For instance, Citi Double Cash and Capital One Venture Rewards cards essentially award as much as 2% rewards.
If you can limit the fees you are charged and avoid paying interest by paying your balance in full, the rewards could be worth it.
Card users can also earn significant bonuses when they qualify for a new credit card and meet certain spending requirements. Many of these bonuses require you to do so within a certain amount of time after account opening.
For some people, it’s difficult to meet those spending requirements without payments like rent. And, some of these bonuses, depending on the credit card, are worth hundreds of dollars or free award flights.
If this is the route you plan to take, make sure you are using a card with the best welcome bonuses.
Conclusion
The short and sweet of this question is that landlords don’t usually accept credit cards for rent because it isn’t in their best financial or liability-related interests to do so.
But credit cards are still an excellent way to make payments. Remember: you can often use a credit card to buy a money order or cashier’s check and then use that to pay your rent instead.

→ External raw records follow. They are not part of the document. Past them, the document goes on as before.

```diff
diff --git a/real2sim-eval_amd/csrc/physics_substep.h b/real2sim-eval_amd/csrc/physics_substep.h
--- a/real2sim-eval_amd/csrc/physics_substep.h
+++ b/real2sim-eval_amd/csrc/physics_substep.h
@@ -46,6 +46,33 @@
             return;
         }
         __builtin_amdgcn_s_sleep(2);
+    }
+}
+template <int KB>
+__device__ __forceinline__ void pf_wait_staged(const PhysDev& p, size_t eb, const int (&part)[KB], unsigned pend, int step, int item, v2f (&a)[KB],
+                                               v2f (&b)[KB], v2f (&c)[KB])
+{
+    const __amdgpu_buffer_rsrc_t r = __builtin_amdgcn_make_buffer_rsrc(p.pf_res, 0, 0x7fffffff, 0x00020000);
+    const unsigned tag = (unsigned)step;
+    for (unsigned spins = 0; pend != 0u; ++spins) {
+#pragma unroll
+        for (int k = 0; k < KB; ++k) {
+            if (!(pend & (1u << k))) continue;
+            const size_t ei = eb + (size_t)part[k];
+            const unsigned off = (unsigned)ei * (unsigned)PF_LINE;
+            const v4u d0 = __builtin_amdgcn_raw_buffer_load_b128(r, off, 0, PF_AUX_LOAD), d1 = __builtin_amdgcn_raw_buffer_load_b128(r, off + 16u, 0, PF_AUX_LOAD),
+                      d2 = __builtin_amdgcn_raw_buffer_load_b128(r, off + 32u, 0, PF_AUX_LOAD);
+            if (d0.y == tag && d0.w == tag && d1.y == tag && d1.w == tag && d2.y == tag && d2.w == tag) {
+                a[k] = (v2f){__uint_as_float(d0.x), __uint_as_float(d0.z)}; b[k] = (v2f){__uint_as_float(d1.x), __uint_as_float(d1.z)};
+                c[k] = (v2f){__uint_as_float(d2.x), __uint_as_float(d2.z)};
+                pend &= ~(1u << k);
+            } else if (spins >= p.spin_limit) {
+                resident_fault(p, 6, item, step, (unsigned)ei, d0.y, d0.w, d1.y, d2.y, spins);
+                a[k] = (v2f){0.f, 0.f}; b[k] = a[k]; c[k] = a[k];
+                pend &= ~(1u << k);
+            }
+        }
+        if (pend != 0u) __builtin_amdgcn_s_sleep(2);
     }
 }
 
@@ -73,16 +100,16 @@
     uint2 idx;
     float4 k, a;
 };
-__device__ __forceinline__ AdjGroup adj_load(const PhysDev& p, int row, int lane)
+__device__ __forceinline__ AdjGroup adj_load(const PhysDev& p, int row, int lane, unsigned oob = 0u)
 {
     typedef unsigned v2u __attribute__((ext_vector_type(2)));
     typedef float v4f __attribute__((ext_vector_type(4)));
     const __amdgpu_buffer_rsrc_t ri = __builtin_amdgcn_make_buffer_rsrc((void*)p.adj_idx, 0, 0x7fffffff, 0x00020000);
     const __amdgpu_buffer_rsrc_t rk = __builtin_amdgcn_make_buffer_rsrc((void*)p.adj_k, 0, 0x7fffffff, 0x00020000);
     const __amdgpu_buffer_rsrc_t ra = __builtin_amdgcn_make_buffer_rsrc((void*)p.adj_ir, 0, 0x7fffffff, 0x00020000);
-    const v2u i2 = __builtin_amdgcn_raw_buffer_load_b64(ri, (unsigned)lane * 8u, row * 8, 0);
-    const v4f k4 = __builtin_amdgcn_raw_buffer_load_b128(rk, (unsigned)lane * 16u, row * 16, 0);
-    const v4f a4 = __builtin_amdgcn_raw_buffer_load_b128(ra, (unsigned)lane * 16u, row * 16, 0);
+    const v2u i2 = __builtin_amdgcn_raw_buffer_load_b64(ri, ((unsigned)lane * 8u) | oob, row * 8, 0);
+    const v4f k4 = __builtin_amdgcn_raw_buffer_load_b128(rk, ((unsigned)lane * 16u) | oob, row * 16, 0);
+    const v4f a4 = __builtin_amdgcn_raw_buffer_load_b128(ra, ((unsigned)lane * 16u) | oob, row * 16, 0);
     AdjGroup g;
     g.idx = make_uint2(i2.x, i2.y); g.k = make_float4(k4.x, k4.y, k4.z, k4.w); g.a = make_float4(a4.x, a4.y, a4.z, a4.w);
     return g;
@@ -375,6 +402,27 @@
 #define R2S_STAMP(k) do { } while (0)
 #endif
 
+#ifndef R2S_STAGE_BATCH
+#define R2S_STAGE_BATCH 4
+#endif
+#ifndef R2S_STAGE64
+#define R2S_STAGE64 2
+#endif
+__device__ __forceinline__ void st_load_rec(const StateC s, size_t eb, int id, v2f& a, v2f& b, v2f& c)
+{
+#ifdef R2S_STATE_PLANES
+    const size_t g = eb + (size_t)id;
+    a = s.p[st_at(s.n, g, 0)]; b = s.p[st_at(s.n, g, 1)]; c = s.p[st_at(s.n, g, 2)];
+#else
+    typedef float v4f __attribute__((ext_vector_type(4)));
+    const __amdgpu_buffer_rsrc_t rs = __builtin_amdgcn_make_buffer_rsrc((void*)(s.p + 3 * eb), 0, 0x7fffffff, 0x00020000);
+    const unsigned off = (unsigned)id * 24u;
+    const v4f ab = __builtin_amdgcn_raw_buffer_load_b128(rs, off, 0, 0);
+    const v2f cc = __builtin_amdgcn_raw_buffer_load_b64(rs, off + 16u, 0, 0);
+    a = (v2f){ab.x, ab.y}; b = (v2f){ab.z, ab.w}; c = cc;
+#endif
+}
+
 template <int B, int RCAP, bool SELF, int MESH, bool PF = false, bool EXTWIN = false>
 __device__ __forceinline__ void substep_body(const PhysDev& p, const StateC xv_in, const StateM xv_out, int step,
                                              int write_forces, int bid, __attribute__((address_space(3))) v2f* win_ext = nullptr)
@@ -397,21 +445,25 @@
     const bool valid = i < p.N;
     const size_t eb = (size_t)e * p.N;
     const int ic = min(i, p.N - 1);
+    constexpr int K = (RCAP + B - 1) / B;
+    constexpr int KB = B == 64 ? (R2S_STAGE64 < K ? R2S_STAGE64 : K) : ((R2S_STAGE_BATCH > 0 && R2S_STAGE_BATCH < K) ? R2S_STAGE_BATCH : K);
+    const int h0 = p.halo_off[b], per_env = B + (p.halo_off[b + 1] - h0);
+    int part0[KB];
+#pragma unroll
+    for (int k = 0; k < KB; ++k) {
+        const int r = tid + k * B;
+        part0[k] = (k >= K) ? p.N : (r < B ? i : (r < per_env ? p.halo_ids[h0 + r - B] : p.N));
+    }
     const int sl = __builtin_amdgcn_readfirstlane(ic / SLICE);
     const int srow = __builtin_amdgcn_readfirstlane(p.slice_off[sl] / GROUP);
     const int ngroups = __builtin_amdgcn_readfirstlane(p.slice_deg[sl] / GROUP);
     AdjGroup g0;
-    g0.idx = make_uint2(0u, 0u); g0.k = make_float4(0.f, 0.f, 0.f, 0.f); g0.a = g0.k;
-    if (ngroups > 0) g0 = adj_load(p, srow, lane);
-    constexpr int K = (RCAP + B - 1) / B;
-#ifndef R2S_STAGE_BATCH
-#define R2S_STAGE_BATCH 4
-#endif
-#ifndef R2S_STAGE64
-#define R2S_STAGE64 2
-#endif
-    constexpr int KB = B == 64 ? (R2S_STAGE64 < K ? R2S_STAGE64 : K) : ((R2S_STAGE_BATCH > 0 && R2S_STAGE_BATCH < K) ? R2S_STAGE_BATCH : K);
-    const int h0 = p.halo_off[b], per_env = B + (p.halo_off[b + 1] - h0);
+    if (PF) {
+        g0.idx = make_uint2(0u, 0u); g0.k = make_float4(0.f, 0.f, 0.f, 0.f); g0.a = g0.k;
+        if (ngroups > 0) g0 = adj_load(p, srow, lane);
+    } else
+        g0 = adj_load(p, ngroups > 0 ? srow : 0, lane, ngroups > 0 ? 0u : 0x80000000u);
+    const size_t ebu = (size_t)__builtin_amdgcn_readfirstlane(e) * p.N;
     v2f own_a = {0.f, 0.f}, own_b = own_a, own_c = own_a;
 #pragma unroll
     for (int k0 = 0; k0 < K; k0 += KB) {
@@ -419,19 +471,18 @@
 #pragma unroll
         for (int k = 0; k < KB; ++k) {
             const int r = tid + (k0 + k) * B;
-            part[k] = (k0 + k >= K) ? p.N : (r < B ? i : (r < per_env ? p.halo_ids[h0 + r - B] : p.N));
+            part[k] = k0 == 0 ? part0[k] : (k0 + k >= K) ? p.N : (r < B ? i : (r < per_env ? p.halo_ids[h0 + r - B] : p.N));
         }
         v2f qa[KB], qb[KB], qc[KB];
 #pragma unroll
-        for (int k = 0; k < KB; ++k) {
-            const size_t g = eb + (size_t)min(part[k], p.N - 1);
-            if (part[k] < p.N) { qa[k] = xv_in.p[st_at(xv_in.n, g, 0)]; qb[k] = xv_in.p[st_at(xv_in.n, g, 1)]; qc[k] = xv_in.p[st_at(xv_in.n, g, 2)]; }
-            else { qa[k] = (v2f){0.f, 0.f}; qb[k] = qa[k]; qc[k] = qa[k]; }
-        }
+        for (int k = 0; k < KB; ++k)
+            if (__builtin_amdgcn_ballot_w64(part[k] < p.N) != 0ull) st_load_rec(xv_in, ebu, min(part[k], p.N - 1), qa[k], qb[k], qc[k]);
         if (PF) {
+            unsigned pend = 0u;
 #pragma unroll
             for (int k = 0; k < KB; ++k)
-                if (part[k] < p.N && pf_pending(qa[k])) pf_wait(p, eb + (size_t)part[k], step, item, qa[k], qb[k], qc[k]);
+                if (part[k] < p.N && pf_pending(qa[k])) pend |= 1u << k;
+            if (pend) pf_wait_staged<KB>(p, eb, part, pend, step, item, qa, qb, qc);
         }
 #pragma unroll
         for (int k = 0; k < KB; ++k) {
@@ -448,7 +499,7 @@
 #endif
             }
         }
-        if (k0 == 0) { own_a = qa[0]; own_b = qb[0]; own_c = qc[0]; }
+        if (k0 == 0 && valid) { own_a = qa[0]; own_b = qb[0]; own_c = qc[0]; }
     }
     __syncthreads();
     R2S_STAMP(1);
```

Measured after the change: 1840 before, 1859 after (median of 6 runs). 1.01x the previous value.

For consumers, charging your rent to a credit card, even if the property owner allows you to, isn’t a great idea.
Between the fees and the interest, you will likely be charged, your rental payment can end up costing you much more than it would if you just wrote out a check.
If, on the other hand, you prefer the option simply to automate your rent payments and eliminate paper, you should consider automatic bank transfers.
Your bank will often work with the property owner to set up automatic debits each month, and it’s often free and easy to set up.